The Reality of the "Little White Lie"

The ensemble is rounded out by Marion Cotillard as Marie, the free-spirited but deeply lonely ethnobotanist. Fresh off her Oscar win for La Vie en Rose, Cotillard brings a jagged, weary edge to a role that could have been a "cool girl" trope. Her chemistry with Gilles Lellouche, who plays the perpetually heartbroken and slightly dim-witted Eric, provides the film's funniest and most pathetic moments.

Scene from Little White Lies

What makes the film work, despite its indulgent runtime, is the chemistry. Canet actually gathered the cast at the filming location weeks before shooting, encouraging them to live like the characters. They ate together, drank together, and sailed together. You can feel that history in the way they talk over one another. This isn’t scripted "movie" dialogue; it’s the messy, overlapping chatter of people who have known each other’s secrets for twenty years and are starting to hate the smell of them. It’s a movie that weaponizes the "hangout film" vibe against the audience.
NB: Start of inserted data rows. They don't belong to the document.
namespace dp_env {
enum Kind { VAR, TUNE, DEBUG };
enum When { CALL, CREATE, PROCESS };
struct Setting {
    Kind kind;
    const char* name;
    When when;
    const char* meaning;
};
inline constexpr Setting kSettings[] = {
    {VAR, "DP_TUNE", CALL, "key=value,...: the keys below"},
    {VAR, "DP_DEBUG", CALL, "a,b,...: the tokens below"},
    {VAR, "DP_SCAN_INDEX", CALL, "0/1: forbid / force the resident k-mer position index (default: from 1 Gbase up)"},
    {VAR, "DP_KINDEX_SHARD", CALL, "0/1/force: index built in shares over the communicator never / also over RCCL / also with one rank"},
    {VAR, "DP_KINDEX_WIDE", CALL, "set: index entries of eight bytes throughout"},
    {VAR, "DP_KINDEX_MAX_K", CALL, "n: no index above k = n (at most 14)"},
    {VAR, "DP_KB_MIN_PBITS", CALL, "n: a floor for the index's position bits, at most 32 (tests reach every entry format on small inputs)"},
    {VAR, "DP_KX_BINS_CAP", CALL, "n: capacity of a bin, at least 16 (tests: bins that overflow)"},
    {VAR, "DP_KX_ONESHOT", CALL, "0: count, wait, fill instead of the index step in one go"},
    {VAR, "DP_KX_DENSE", CALL, "0/1: the dense regime's kernels never / always"},
    {VAR, "DP_INDEX_FILL_ROWS", CALL, "0/1: bit matrices by atomics / seed-set rows in LDS + transpose (default: by size)"},
    {VAR, "DP_CHAIN_PASSES", CALL, "n: proposal passes of the chaining stage, 0..6 (default 3; 0 = the serial walk alone)"},
    {VAR, "DP_CHAIN_TIER", CALL, "2/3: the LDS / the one-lane tier for every pair (tests)"},
    {VAR, "DP_CHAIN_PERFECT", CALL, "0: no perfect-chain shortcut"},
    {VAR, "DP_CHAIN_PACK", CALL, "1: chains always packed for a host consumer"},
    {VAR, "DP_CONS_LAYOUTS", CALL, "words nosmall,eager,huge,nohuge: which LDS layouts of the consensus kernel run when (tests)"},
    {VAR, "DP_TRIM_MIDDLE", CALL, "set and not 0: CLI trim and overlap -trim run the middle stage"},
    {VAR, "DP_TRIM_MID_REC_CAP", CALL, "n: first capacity of dp_trim_search's record buffer, at least 1 (tests: the repeat on overflow)"},
    {VAR, "DP_DEVICE_CONSENSUS", CALL, "0: BuildConsensus on the host; 1: where the host builds it, its seed-space alignment on the device"},
    {VAR, "DP_DEVICE_CHUNK", CALL, "0: chunkWorker on the host"},
    {VAR, "DPH_PRECHAIN", CALL, "0/1: the chunk stage behind the un-waited scan never / always (default: up to three slots)"},
    {VAR, "DP_WINDOW_CACHE", CREATE, "0: per-plan dp_select_seeds calls instead of the window cache"},
    {VAR, "DP_EXEC_SLOTS", CREATE, "n: executor slots of the CLI's overlap job (default 8)"},
    {VAR, "DP_HOST_THREADS", PROCESS, "n: size of the worker pool = the CPU budget everything else is derived from (default: cgroup quota)"},
    {VAR, "DPH_PLAN_LANES", CREATE, "n: planner lanes, 1..8, and no adaptive growth"},
    {VAR, "DPH_TEXT_THREADS", CREATE, "n: formatter threads, 1..16"},
    {VAR, "DP_MAP_THREADS", CREATE, "n: host threads a map job deals its reads to"},
    {VAR, "DP_MAP_INFLIGHT", CREATE, "n: reads each of them keeps in flight, at least 64"},
    {VAR, "DP_MAP_SHARDS", CREATE, "n: reference index of a map job in n shards"},
    {VAR, "DP_MAP_DEVICES", CREATE, "a,b,...: the devices that hold them"},
    {VAR, "DP_DEV_CACHE_MB", PROCESS, "n: device bytes that may stay parked after the context that owned the reads (default 16384)"},
    {VAR, "DP_PIN_CACHE_MB", PROCESS, "n: pinned host bytes that may stay parked (default 2048)"},
    {VAR, "DP_KERNEL_TIMING", PROCESS, "n: timing events around every n-th round of a context (default 8, 0 = never); the initial value dp_set_kernel_timing overrides"},
    {VAR, "DP_SPIN_SYNC", CREATE, "0/1: host threads poll / busy-wait for their context's stream (default: dp_set_stream_wait)"},
    {VAR, "DPH_PROFILE", CREATE, "set: host pipeline counters and set-up marks on stderr"},
    {TUNE, "spec_blocks", CALL, "workgroups of the chaining stage's proposal passes (default 1024)"},
    {TUNE, "scan_wg_per_cu", CALL, "persistent scan workgroups per CU, 1..2 (default 2)"},
    {TUNE, "query_split", CALL, "workgroups per query of the query kernel, up to 16 (default 0 = one, which also clears its own rows)"},
    {TUNE, "upload_threads", PROCESS, "helper threads of the shared pinned upload ring, 0..16 (default 4)"},
    {TUNE, "sync_poll_us", CREATE, "sleep between two polls of a waiting host thread (default 20; 0 = blocking wait)"},
    {TUNE, "kb_b1", CALL, "first-digit bits of the sorted index build, 6..10"},
    {TUNE, "plan_depth", CREATE, "plans computed beyond the highest round asked for, at least 1 (default 6)"},
    {TUNE, "issue_window", CREATE, "rounds issued beyond the slots' own, at least 0 (default 10)"},
    {TUNE, "text_pool_mb", PROCESS, "cap of the process-wide pool of PAF text strings (default 512)"},
    {TUNE, "pin_workers", PROCESS, "1/2: pool workers pinned one per physical core / within NUMA node 0"},
    {TUNE, "map_min_reads_per_thread", CREATE, "reads below which a map job starts no further thread (default 2048)"},
    {TUNE, "map_async_upload", CREATE, "1: a map job's reads travel while the first ones are mapped"},
    {TUNE, "map_ascii_upload", CREATE, "1: the mapper sends its reads as ASCII and the device packs them"},
    {TUNE, "kindex_atomic", CALL, "1: the count -> offsets -> atomic scatter build of the position index"},
    {TUNE, "map_one_lane", CALL, "1: dynamicMatch on one lane"},
    {TUNE, "map_seeds_host", CREATE, "1: AddSingleSeeds walked on the host"},
    {TUNE, "pack_scalar", CREATE, "1: the host's packer without its AVX2 path"},
    {TUNE, "host_values", CREATE, "1: k-mer histogram on the GPU, value table on the host"},
    {TUNE, "host_select", CREATE, "1: the speculative seed selection on host threads"},
    {TUNE, "no_planner_thread", CREATE, "1: plans computed on the calling thread"},
    {TUNE, "no_query_prestage", CALL, "1: dp_find_overlaps uploads the queries itself"},
    {TUNE, "no_shard_queries", CALL, "1: every rank of a scan-shard job does every query window"},
    {TUNE, "touch_isa", PROCESS, "0/1/2: the touch test in scalar / AVX2 / AVX-512 code (only what the CPU has), chosen at its first use"},
    {TUNE, "cons_flag_every", CALL, "n: every n-th window of the device consensus goes to the host path"},
    {TUNE, "plan_delay_us", CREATE, "sleep after every plan: flags arrive after the plan has read them"},
    {TUNE, "fail_begin_rank", CALL, "r: rank r's round fails before it reaches any exchange"},
    {TUNE, "comm_fail_rank", CALL, "r: rank r fails before it meets its peers"},
    {TUNE, "query_debug", CALL, "debug bits handed to the query kernel"},
    {TUNE, "scan_debug", CALL, "debug bits handed to the scan kernels"},
    {DEBUG, "alloc", CALL, "one line per growth of a buffer (read where a buffer grows, not per round)"},
    {DEBUG, "kx_bins", CREATE, "how full the index step's bins are (waits for the stream)"},
    {DEBUG, "kx_oneshot", CREATE, "every one-go index step that had to be repeated"},
    {DEBUG, "cons", CREATE, "per-window records of the consensus kernel"},
    {DEBUG, "cons_why", CREATE, "why a window was left to the host path"},
    {DEBUG, "chain_prof", CREATE, "the chaining stage's per-wave phase timers (make PROF=1)"},
    {DEBUG, "chain_paths", CALL, "the chaining stage records which kernel and which path made every pair final (tests: dp_debug_chain_paths)"},
    {DEBUG, "map_prof", CREATE, "the map kernel's phase timers (make PROF=1)"},
    {DEBUG, "planner", CREATE, "plans as they are computed and fetched"},
    {DEBUG, "start", CREATE, "a job's first twelve rounds, in ms since the end of its set-up"},
    {DEBUG, "slow", CREATE, "every round that took its slot more than 3 ms, with where the time went"},
    {DEBUG, "exchange", CREATE, "the slots' turns at a scan-shard job's exchanges"},
    {DEBUG, "segv", PROCESS, "a crashing host thread prints its frames (handlers installed when the library is loaded)"},
    {DEBUG, "sample_prof", PROCESS, "wall-clock sampling of the pipeline's threads (installed when the library is loaded)"},
};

The film was a gargantuan hit in France, tapping into a post-recession desire for stories about community and the fragility of the upper-middle class. While American critics at the time found it overlong and "whiny," I think they missed the point. The length is the point. You need to feel the exhaustion of the vacation. You need to spend enough time with these people to realize that their "little white lies" aren't just polite fictions—they are the rot at the center of their lives.

7.5 /10

Must Watch

Little White Lies is a fascinating relic of the 2010 cinematic landscape—a big-budget drama that prioritizes character friction over plot. It’s a film that asks if you can truly be a good person if you’re a great friend, and then proceeds to show you that most people are actually pretty terrible at both. It’s long, it’s loud, and it features an ending that aims for your tear ducts with the precision of a heat-seeking missile. If you can handle a bit of French melodrama and a lot of shouting about grass, it’s a trip worth taking.